Apple had been cooperating with the FBI for months when it was blindsided by the news: The agency had asked a court to order the company to rewrite the iOS mobile operating system software to allow investigators to crack the smartphone of Syed Rizwan Farook, one of the perpetrators of the deadly terrorist attack in San Bernadino, California, in December.

Indeed, Apple had not heard from FBI probers for 75 days when it learned of the court order in the media.

“[I]f I have a relationship with you, and I decide one day I’m going to sue you, I’m a country boy at the end of the day: I’m going to pick up the phone and tell you I’m going to sue you,” Apple CEO Tim Cook said in a Time cover story published Thursday.

Until the point when Apple executives saw the media reports about the lawsuit, the company believed it was cooperating with the FBI, first handing over the iCloud backup of Farook’s iPhone 5C and then sending a team to help the FBI synch the phone again to get the most recent information.
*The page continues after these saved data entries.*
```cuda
template <int P, int C, bool AHEAD = true>
__device__ __forceinline__ void gemm_rows_mma(float (&acc)[4][C][P], const float* __restrict__ a_ptr, int RS, int T,
                                              const float* __restrict__ b_ptr, int ldb, int nrows, int lane) {
    static_assert(P == 2 || P == 4, "float2 / float4 point rows");
    const int g = lane >> 2, t = lane & 3;
    const float* ap = a_ptr + 2 * t * RS;
    const float* bp = b_ptr - 4 * t + 4 * (g >> 1) + (g & 1) + 2 * t * ldb;
    struct Ops {
        float a[2][C][P], b[2][2];
    };
    auto load = [&](int k0, Ops& o) {
#pragma unroll
        for (int i = 0; i < 2; ++i) {
            const float* ar = ap + (k0 + i) * RS;
#pragma unroll
            for (int c = 0; c < C; ++c) {
                if constexpr (P == 4) {
                    const float4 v = *reinterpret_cast<const float4*>(ar + c * T);
                    o.a[i][c][0] = v.x;
                    o.a[i][c][1] = v.y;
                    o.a[i][c][2] = v.z;
                    o.a[i][c][3] = v.w;
                } else {
                    const float2 v = *reinterpret_cast<const float2*>(ar + c * T);
                    o.a[i][c][0] = v.x;
                    o.a[i][c][1] = v.y;
                }
            }
#pragma unroll
            for (int ni = 0; ni < 2; ++ni) o.b[ni][i] = bp[(k0 + i) * ldb + 2 * ni];
        }
    };
    if (nrows <= 0) return;
    float d[C][P / 2][2][4];
#pragma unroll
    for (int c = 0; c < C; ++c)
#pragma unroll
        for (int h = 0; h < P / 2; ++h)
#pragma unroll
            for (int ni = 0; ni < 2; ++ni)
#pragma unroll
                for (int e = 0; e < 4; ++e) d[c][h][ni][e] = acc[2 * ni + (e & 1)][c][2 * h + (e >> 1)];
    Ops cur;
    if constexpr (AHEAD) load(0, cur);
#pragma unroll 1
    for (int k0 = 0; k0 < nrows; k0 += 8) {
        Ops nxt;
        if constexpr (AHEAD) load(min(k0 + 8, nrows - 8), nxt);
        else load(k0, cur);
        uint32_t bb[2][2], bs[2][2];
#pragma unroll
        for (int ni = 0; ni < 2; ++ni)
#pragma unroll
            for (int i = 0; i < 2; ++i) split_tf32(cur.b[ni][i], bb[ni][i], bs[ni][i]);
#pragma unroll
        for (int c = 0; c < C; ++c)
#pragma unroll
            for (int h = 0; h < P / 2; ++h) {
                uint32_t ab[4], as[4];
                split_tf32(cur.a[0][c][2 * h], ab[0], as[0]);
                split_tf32(cur.a[0][c][2 * h + 1], ab[1], as[1]);
                split_tf32(cur.a[1][c][2 * h], ab[2], as[2]);
                split_tf32(cur.a[1][c][2 * h + 1], ab[3], as[3]);
#pragma unroll
                for (int ni = 0; ni < 2; ++ni) mma_tf32x3(d[c][h][ni], ab, as, bb[ni], bs[ni]);
            }
        if constexpr (AHEAD) cur = nxt;
    }
#pragma unroll
    for (int c = 0; c < C; ++c)
#pragma unroll
        for (int h = 0; h < P / 2; ++h)
#pragma unroll
            for (int ni = 0; ni < 2; ++ni)
#pragma unroll
                for (int e = 0; e < 4; ++e) acc[2 * ni + (e & 1)][c][2 * h + (e >> 1)] = d[c][h][ni][e];
}

template <typename R, int P, bool SCALAR>
struct GemmAcc {
    typedef typename Pair<R>::type elem;
    static constexpr int n = P / 2;
};
template <int P>
struct GemmAcc<float, P, true> {
    typedef float elem;
    static constexpr int n = P;
};

template <int P, typename PairT>
__device__ __forceinline__ auto pick(const PairT (&v)[P / 2], int p) {
    const auto t = unpack2(v[p >> 1]);
    return (p & 1) ? t.y : t.x;
}
template <int P>
__device__ __forceinline__ float pick(const float (&v)[P], int p) { return v[p]; }

// ... 33 lines not shown
```

### neurodiffeq_b200/csrc/pinnjet_inst.cu

```cuda
#ifndef PJ_WL
#define PJ_WL 0
#endif
#ifndef PJ_N3
#define PJ_N3 0
#endif
#ifndef PJ_XACT
#define PJ_XACT 0
#endif
#define PJ_TC_UNIT (!PJ_F64 && PJ_N3 == 0 && !PJ_XACT)

#include "pinnjet_k1.cuh"
#include "pinnjet_k2.cuh"
#if PJ_TC_UNIT
#include "pinnjet_k1tc3.cuh"
#include "pinnjet_k2tc2.cuh"
#endif
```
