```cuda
__device__ __forceinline__ float ex2_approx(float x) {
  float y;
  asm("ex2.approx.ftz.f32 %0, %1;" : "=f"(y) : "f"(x));
  return y;
}
__device__ __forceinline__ float rcp_approx(float x) {
  float y;
  asm("rcp.approx.ftz.f32 %0, %1;" : "=f"(y) : "f"(x));
// ... 189 lines not shown
```

### magvit2_pytorch_b200/csrc/tc_slab.cu

```cuda
#include "common.cuh"
#include "tc_common.cuh"
#include <cuda.h>
#include <algorithm>
#include <type_traits>
#include <mutex>
#include <map>
#include <vector>
#include <string.h>

namespace mv2 {

struct alignas(64) SlabParams {
  CUtensorMap amap;
  CUtensorMap hmap;
  CUtensorMap wmap;
  CUtensorMap wmap2;
  int kt, kh, kw, pt, ph, pw;
  int st;
  int hist_T;
  int Ci, kchunks, row_bytes;
  int B, T, H, W, Co;
  int mw, pitch, slab_h, slab_bytes, slab_stride;
  int bn, n_tiles_n, tiles_w, tiles_h, total_tiles;
  int slab_stages, w_stages;
  int tpw;
  TcEpi epi;
  CUtensorMap w1map;
  const float* bias1;
  const float* se_wk;
  float se_bk;
  float* se_ws;
  CUtensorMap amap_odd;
  int dn_e_off;
  int dn_aoff[6];
  int dn_lower;
  int h_stride;
  CUtensorMap ymap;
  CUtensorMap rmap;
};

__host__ __device__ constexpr bool slab_tma_epi(int mode) {
  return mode == EPI_PLAIN || mode == EPI_PLAIN_RES || mode == EPI_GEGLU || mode == EPI_DOWN_SPACE;
}
__host__ __device__ constexpr int slab_out_box_ch(int mode, int bn) {
  return (mode == EPI_GEGLU ? bn / 2 : bn) < 64 ? (mode == EPI_GEGLU ? bn / 2 : bn) : 64;
}

__host__ __device__ __forceinline__ void slab_frame_of(const SlabParams& p, int slot, int& b, int& t) {
  const int ptc = p.pt > 0 ? (p.pt + p.st - 1) / p.st : 0;
  const int n_cheap = ptc < p.T ? ptc : p.T, n_full = p.T - n_cheap;
  const int full_slots = p.B * n_full;
  if (slot < full_slots) { b = slot / n_full; t = n_cheap + slot - b * n_full; }
  else { const int r = slot - full_slots; const int level = r / p.B; b = r - level * p.B; t = n_cheap - 1 - level; }
}
__host__ __device__ __forceinline__ int slab_tile_of_cta(const SlabParams& p, int k, int cta, int grid) {
  const int tile = k * grid + ((k & 1) ? grid - 1 - cta : cta);
  return tile < p.total_tiles ? tile : -1;
}
__device__ __forceinline__ int slab_tile_of(const SlabParams& p, int k) { return slab_tile_of_cta(p, k, blockIdx.x, gridDim.x); }

struct TileCoord { int b, t, h0, w0, n0; };
__host__ __device__ __forceinline__ TileCoord decode_tile(const SlabParams& p, int tile) {
  TileCoord c;
  const int nt = tile % p.n_tiles_n; tile /= p.n_tiles_n;
  const int tw = tile % p.tiles_w; tile /= p.tiles_w;
  const int th = tile % p.tiles_h; tile /= p.tiles_h;
  slab_frame_of(p, tile, c.b, c.t);
  c.h0 = th * 16;
  c.w0 = tw * 8 * p.mw;
  c.n0 = nt * p.bn;
  return c;
}

struct SlabSmem { uint32_t sbias, stage0, lpart, accstg, hbuf, end, rbar, otile, rtile; };
__host__ __device__ __forceinline__ SlabSmem slab_smem_layout(const SlabParams& p, uint32_t bar0, bool fused) {
  SlabSmem m;
  m.sbias = (bar0 + 8 * (2 * p.slab_stages + 2 * p.w_stages) + 15) & ~15u;
  m.stage0 = m.sbias + (uint32_t)(p.n_tiles_n * p.bn) * 4 * (fused ? 3 : 1);
  m.lpart = m.stage0 + (fused ? 0 : 8 * 2048);
  m.accstg = m.lpart + (fused ? 2048 : 0);
  m.hbuf = m.accstg + 2u * p.mw * 64 * (p.bn + 4) * 4;
  if (fused) m.hbuf = (m.hbuf + 1023u) & ~1023u;
  m.end = m.hbuf + (fused ? (uint32_t)p.h_stride : 0);
  m.rbar = m.stage0;
  m.otile = (m.rbar + 32 + 1023u) & ~1023u;
  m.rtile = m.otile + 2u * p.mw * 64 * p.bn * 2;
  return m;
}
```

Shortly thereafter, Apple learned the FBI had instructed the City of San Bernadino, the owner of the phone, to reset the password, making a synch impossible without breaking the security feature that deletes data on the phone after 10 wrong password attempts.

That’s when the conversations stopped, at least until the FBI hit Apple with a court order to write a version of its software to defeat this safeguard. “We felt it trampled on civil liberties, not only for our customers but in a broader sense,” Cook said. “We knew it was wrong. It was wrong on so many levels.”
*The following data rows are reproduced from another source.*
__device__ inline void lds_bar() {
    asm volatile("s_waitcnt lgkmcnt(0)" ::: "memory");
    __builtin_amdgcn_s_barrier();
    asm volatile("" ::: "memory");
}
template <bool RAW>
__device__ inline void blk_bar() {
    if (RAW) lds_bar();
    else __syncthreads();
}
template <bool RAW = false>
__device__ inline void hist_find_at(const uint32_t* h, uint32_t k, uint32_t& bin, uint32_t& above,
                                    uint32_t* scratch , int t, bool own) {
    uint32_t local[8];
    uint32_t s = 0;
#pragma unroll
    for (int q = 0; q < 8; ++q) { local[q] = own ? h[HBINS - 1 - (t * 8 + q)] : 0u; s += local[q]; }
    if (t == 0) { scratch[256] = 0; scratch[257] = 0; }
    const int lane = t & 63, w = t >> 6;
    uint32_t inc = s;
#pragma unroll
    for (int off = 1; off < 64; off <<= 1) {
        const uint32_t v = __shfl_up(inc, off, 64);
        inc += lane >= off ? v : 0u;
    }
    if (own && lane == 63) scratch[w] = inc;
    blk_bar<RAW>();
    uint32_t before = 0;
    if (own)
        for (int q = 0; q < w; ++q) before += scratch[q];
    uint32_t incl = own ? before + inc : 0u, excl = incl - s;
    if (own && excl < k && incl >= k) {
        uint32_t run = excl;
#pragma unroll
        for (int q = 0; q < 8; ++q) {
            if (run + local[q] >= k) {
                scratch[256] = (uint32_t)(HBINS - 1 - (t * 8 + q));
                scratch[257] = run;
                break;
            }
            run += local[q];
        }
    }
    blk_bar<RAW>();
    bin = scratch[256];
    above = scratch[257];
    blk_bar<RAW>();
}
template <int NB>
__device__ inline void hist_find_n(const uint32_t* h, uint32_t k, uint32_t& bin, uint32_t& above, bool& found,
                                   uint32_t* scratch ) {
    constexpr int PER = NB / 256;
    static_assert(NB % 256 == 0, "256 threads scan NB / 256 bins each");
    const int t = (int)threadIdx.x;
    const bool own = t < 256;
    uint32_t local[PER];
    uint32_t s = 0;
#pragma unroll
    for (int q = 0; q < PER; ++q) { local[q] = own ? h[NB - 1 - (t * PER + q)] : 0u; s += local[q]; }
    if (t == 0) { scratch[256] = 0; scratch[257] = 0; scratch[258] = 0; }
    const int lane = t & 63, w = t >> 6;
    uint32_t inc = s;
#pragma unroll
    for (int off = 1; off < 64; off <<= 1) {
        const uint32_t v = __shfl_up(inc, off, 64);
        inc += lane >= off ? v : 0u;
    }
    if (own && lane == 63) scratch[w] = inc;
    __syncthreads();
    uint32_t before = 0;
    if (own)
        for (int q = 0; q < w; ++q) before += scratch[q];
    const uint32_t incl = own ? before + inc : 0u, excl = incl - s;
    if (own && excl < k && incl >= k) {
        uint32_t run = excl;
// ... 715 lines not shown
            __amdgpu_buffer_rsrc_t rsn;
            if (sub + 1 < FGS) {
                rsn = chunk_rsrc(rows.row_s(row), j0 + CHUNK, d);
            } else if (nit < items) {
                item_at(nit, nrow, nc);
                rsn = chunk_rsrc(rows.row_s(nrow), nc * CHUNK, d);
            } else {
                rsn = __builtin_amdgcn_make_buffer_rsrc(const_cast<float*>(rows.row_s(row)), (short)0, 0, 0x00020000);
            }
            const uint32_t cnt0 = cnt;
            __amdgpu_buffer_rsrc_t ro;
            if constexpr (LONE != 0) ro = chunk_rsrc(zout, j0, d);
            uint32_t lb = (uint32_t)j0 + (uint32_t)lane * 4u;
            asm volatile("" : "+v"(lb));
#pragma unroll
            for (int L = 0; L < 16; ++L) {
                const int P = L + RING - 1;
                ring[P % RING] = P < 16 ? load_q(rs, lane, P) : load_q(rsn, lane, P - 16);
                const float4 x = ring[L % RING];
                if constexpr (LONE != 0) {
                    typedef unsigned int u4v __attribute__((ext_vector_type(4)));
                    const u4v z = {0u, 0u, 0u, 0u};
                    __builtin_amdgcn_raw_buffer_store_b128(z, ro, lane * 16, L * 1024, 0);
                }
                const uint32_t jl = lb + (uint32_t)(L * 256);
                const float vq[4] = {x.x, x.y, x.z, x.w};
#pragma unroll
                for (int q = 0; q < 4; ++q) {
                    if (FLC_TK_PROBE == 3) { cnt += __float_as_uint(vq[q]) == 0x7F800001u ? 1u : 0u; continue; }
                    const bool f = mag_key(vq[q]) >= T;
                    const uint64_t m = __ballot(f);
                    if (FLC_TK_PROBE != 1 && f) {
                        const uint32_t pre = __builtin_amdgcn_mbcnt_hi((uint32_t)(m >> 32), __builtin_amdgcn_mbcnt_lo((uint32_t)m, 0u));
                        uint32_t sb = sla + min(cnt, (uint32_t)GCAP) * 4u;
                        asm volatile("" : "+s"(sb));
                        asm volatile("ds_write2st64_b32 %0, %1, %2 offset1:%3" ::"v"(sb + pre * 4u),
                                     "v"(jl + q), "v"(__float_as_uint(vq[q])), "i"(SROW * 4 / 256) : "memory");
                    }
                    cnt += (uint32_t)__popcll(m);
                }
            }
            ccp |= (uint64_t)min(cnt - cnt0, 0xFFFFu) << (16 * (c - cg0));
            rs = rsn;
        }
        if (pv) finish(par ^ 1);
        uint32_t res = 0;
        const int64_t shard = shards > 1 ? (cg0 / FGS) % shards : 0;
        if (cnt && cnt <= GCAP && lane == 0)
            res = atomicAdd(shards > 1 ? &ws.shcnt[(row * shards + shard) * RCS] : &ws.rowcnt[(row) * RCS], cnt);
        pv = true; prow = row; pc0 = cg0; pcc = ccp; ptot = cnt; pres = res; pseg = shard;
        __builtin_amdgcn_fence(__ATOMIC_SEQ_CST, "wavefront");
        par ^= 1;
        it = nit;
        row = nrow;
        c = nc;
    }
    __builtin_amdgcn_fence(__ATOMIC_SEQ_CST, "wavefront");
    finish(par ^ 1);
}

#ifndef FLC_TK_WG
#define FLC_TK_WG 1
#endif
#ifndef FLC_TK_WG_NL
#define FLC_TK_WG_NL 4
#endif
#ifndef FLC_TK_WG_RING
#define FLC_TK_WG_RING FLC_TK_RING
#endif
#ifndef FLC_TK_WG_STPOL
#define FLC_TK_WG_STPOL 17
#endif
#ifndef FLC_TK_WG_WPE
#define FLC_TK_WG_WPE 4
#endif
__device__ inline uint32_t lds_addr(const void* p) {
    return (uint32_t)(size_t)(const __attribute__((address_space(3))) void*)p;
}
__device__ inline uint32_t lds_peek(uint32_t addr) {
    uint32_t v;
    asm volatile("ds_read_b32 %0, %1\n\ts_waitcnt lgkmcnt(0)" : "=&v"(v) : "v"(addr) : "memory");
    return __builtin_amdgcn_readfirstlane(v);
}
template <int RING, int NL>
__global__ __launch_bounds__((NL + 1) * 64) __attribute__((amdgpu_waves_per_eu(FLC_TK_WG_WPE))) void k_topk_filter_fast_wg(RowSrc rows, int64_t n, int64_t r0, int64_t rn, int64_t rb, int64_t d,
                                                                        SelWs ws) {
    static_assert(16 % RING == 0, "ring must divide the 16 loads of a chunk");
    constexpr int FGS = 4;
    constexpr int SROW = GCAP + 64;
    __shared__ __attribute__((aligned(16))) uint32_t st[2][NL][2 * SROW];
    __shared__ __attribute__((aligned(16))) uint32_t hs[2][NL][4];
    __shared__ uint32_t fr[2];
    const int lane = threadIdx.x & 63;
    const int wv = __builtin_amdgcn_readfirstlane(threadIdx.x >> 6);
    if (threadIdx.x < 2 * NL * 4) (&hs[0][0][0])[threadIdx.x] = 0;
    if (threadIdx.x < 2) fr[threadIdx.x] = 0;
    __syncthreads();
    const int64_t C = nchunks(d);
    const int64_t G = (C + FGS * NL - 1) / (FGS * NL);
    const int64_t items = rn * G;
    const int64_t stride = gridDim.x;
    int64_t it = blockIdx.x;
    if (it >= items) return;
    auto item_at = [&](int64_t t, int64_t& r, int64_t& cc) {
        const int64_t blk = t / (rb * G), rem = t - blk * rb * G;
        const int64_t bn = min(rb, rn - blk * rb);
        const int64_t g = rem / bn;
        r = r0 + blk * rb + (rem - g * bn);
        cc = g * (FGS * NL);
    };
    if (wv == NL) {
        for (uint32_t k = 0; it < items; it += stride, ++k) {
            const int b = k & 1;
            int64_t row, c0;
            item_at(it, row, c0);
            const uint32_t fa = lds_addr(&hs[b][min(lane, NL - 1)][3]);
            for (;;) {
                uint32_t f;
                asm volatile("ds_read_b32 %0, %1\n\ts_waitcnt lgkmcnt(0)" : "=&v"(f) : "v"(fa) : "memory");
                if (__ballot(f != k + 1) == 0) break;
                __builtin_amdgcn_s_sleep(4);
            }
            uint32_t pre[NL], tot[NL], sum = 0;
            uint64_t cc[NL];
            bool allfit = true;
#pragma unroll
            for (int w = 0; w < NL; ++w) {
                const uint4 h = *reinterpret_cast<const uint4*>(hs[b][w]);
                cc[w] = (uint64_t)h.x | ((uint64_t)h.y << 32);
                tot[w] = h.z;
                pre[w] = sum;
                sum += tot[w] <= GCAP ? tot[w] : 0u;
                allfit = allfit && tot[w] <= GCAP;
            }
            uint32_t base = 0;
            bool fits = true;
            if (sum) {
                uint32_t res = 0;
                if (lane == 0) res = atomicAdd(&ws.rowcnt[row * RCS], sum);
                base = __shfl(res, 0, WAVE);
                fits = (int64_t)base + sum <= ws.cap;
            }
            if (lane < FGS * NL && c0 + lane < C) {
                uint32_t off = 0, cu = 0;
                bool gf = false;
#pragma unroll
                for (int w = 0; w < NL; ++w)
                    if ((lane >> 2) == w) {
                        off = pre[w];
                        gf = tot[w] <= GCAP;
#pragma unroll
                        for (int u = 0; u < FGS; ++u) {
                            const uint32_t x = (uint32_t)(cc[w] >> (16 * u)) & 0xFFFFu;
                            off += u < (lane & 3) ? x : 0u;
                            cu = u == (lane & 3) ? x : cu;
                        }
                    }
                ws.tab[(c0 + lane) * n + row] = make_uint2(base + off, fits && gf ? cu : 0u);
            }
            if (!(fits && allfit) && lane == 0) atomicOr(&ws.flags[row], F_OVERFLOW);
#pragma unroll
            for (int w = 0; w < NL; ++w)
                tk_copy_out<FLC_TK_WG_STPOL>(st[b][w], st[b][w] + SROW, ws, n, row, base + pre[w], tot[w], fits && tot[w] <= GCAP, lane,
                            (int64_t)blockIdx.x * NL + w);
            asm volatile("s_waitcnt lgkmcnt(0)\n\tds_write_b32 %0, %1" ::"v"(lds_addr(&fr[b])), "v"(k + 1) : "memory");
        }
        return;
    }
    float4 ring[RING];
    int64_t row, c;
    item_at(it, row, c);
    c += wv * FGS;
    auto rs = chunk_rsrc(rows.row_s(row), c * CHUNK, d);
#pragma unroll
    for (int L = 0; L < RING - 1; ++L) {
        ring[L] = load_q(rs, lane, L);
        __builtin_amdgcn_sched_barrier(0);
    }
    for (uint32_t k = 0; it < items; ++k) {
        const int b = k & 1;
        if (k >= 2) {
            const uint32_t fa = lds_addr(&fr[b]);
            while (lds_peek(fa) != k - 1) __builtin_amdgcn_s_sleep(2);
        }
        const uint32_t T = max(sload(ws.thr + row), 1u);
        const int64_t nit = it + stride;
        const uint32_t sla = __builtin_amdgcn_readfirstlane(lds_addr(st[b][wv]));
        uint32_t cnt = 0;
        uint64_t ccp = 0;
        const int64_t cg0 = c;
        int64_t nrow = row, nc = c;
#pragma unroll
        for (int sub = 0; sub < FGS; ++sub, ++c) {
            const int64_t j0 = c * CHUNK;
            __amdgpu_buffer_rsrc_t rsn;
            if (sub + 1 < FGS) {
                rsn = chunk_rsrc(rows.row_s(row), j0 + CHUNK, d);
            } else if (nit < items) {
                item_at(nit, nrow, nc);
                nc += wv * FGS;
                rsn = chunk_rsrc(rows.row_s(nrow), nc * CHUNK, d);
            } else {
                rsn = __builtin_amdgcn_make_buffer_rsrc(const_cast<float*>(rows.row_s(row)), (short)0, 0, 0x00020000);
            }
            const uint32_t cnt0 = cnt;
            uint32_t lb = (uint32_t)j0 + (uint32_t)lane * 4u;
            asm volatile("" : "+v"(lb));
#pragma unroll
            for (int L = 0; L < 16; ++L) {
                const int P = L + RING - 1;
                ring[P % RING] = P < 16 ? load_q(rs, lane, P) : load_q(rsn, lane, P - 16);
                const float4 x = ring[L % RING];
                const uint32_t jl = lb + (uint32_t)(L * 256);
                const float vq[4] = {x.x, x.y, x.z, x.w};
#pragma unroll
                for (int q = 0; q < 4; ++q) {
                    const bool f = mag_key(vq[q]) >= T;
                    const uint64_t m = __ballot(f);
                    if (f) {
                        const uint32_t pre = __builtin_amdgcn_mbcnt_hi((uint32_t)(m >> 32), __builtin_amdgcn_mbcnt_lo((uint32_t)m, 0u));
                        uint32_t sb = sla + min(cnt, (uint32_t)GCAP) * 4u;
                        asm volatile("" : "+s"(sb));
                        asm volatile("ds_write2st64_b32 %0, %1, %2 offset1:%3" ::"v"(sb + pre * 4u),
                                     "v"(jl + q), "v"(__float_as_uint(vq[q])), "i"(SROW * 4 / 256) : "memory");
                    }
                    cnt += (uint32_t)__popcll(m);
                }
            }
            ccp |= (uint64_t)min(cnt - cnt0, 0xFFFFu) << (16 * (c - cg0));
            rs = rsn;
        }
        if (lane == 0)
            asm volatile("ds_write_b64 %0, %1\n\tds_write_b32 %0, %2 offset:8\n\tds_write_b32 %0, %3 offset:12"
                         ::"v"(lds_addr(hs[b][wv])), "v"(ccp), "v"(cnt), "v"(k + 1) : "memory");
        it = nit;
        row = nrow;
        c = nc;
    }
}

The FBI has framed the battle as a choice between privacy and security. But Apple’s CEO flat-out rejected that argument as “very simplistic and incorrect.” Cook told Time:

“[L]et’s say you just pulled encryption. Let’s you and I ban it tomorrow. And so we sit in Congress and we say, ‘Thou shalt not have encryption.’ What happens then? Well, I would argue that the bad guys will use encryption from non-American companies, because they’re pretty smart, and Apple doesn’t own encryption.”

The U.S. Justice Department argues that Apple could technically tailor the code for just one phone. But Cook shot back, pointing to other law enforcement agencies looking to take a crack at other iPhones they’re not able to get into because of the smartphone’s encryption.

“It’s not about one phone,” Cook told Time. “It’s very much about the future. You have a guy in Manhattan saying, ‘I’ve got 175 phones that I want to take through this process.’”

Despite the Justice Department’s position that this case is about only one phone, FBI Director James Comey acknowledged the precedent set by the court order could apply to other phones in the future when questioned about the issue at a U.S. House of Representatives Judiciary Committee hearing March 1.

In any case, both parties have firmly entrenched themselves for what is expected to be a drawn-out legal tussle. With briefs already submitted to the U.S. District Court for the Central District of California, the next step for both sides is to present oral arguments in court in Riverside March 22. However Magistrate Judge Sheri Pym decides the matter, the losing party is expected to appeal the ruling in a higher court.

Time’s cover story is available online and will be in its print issue dated March 28.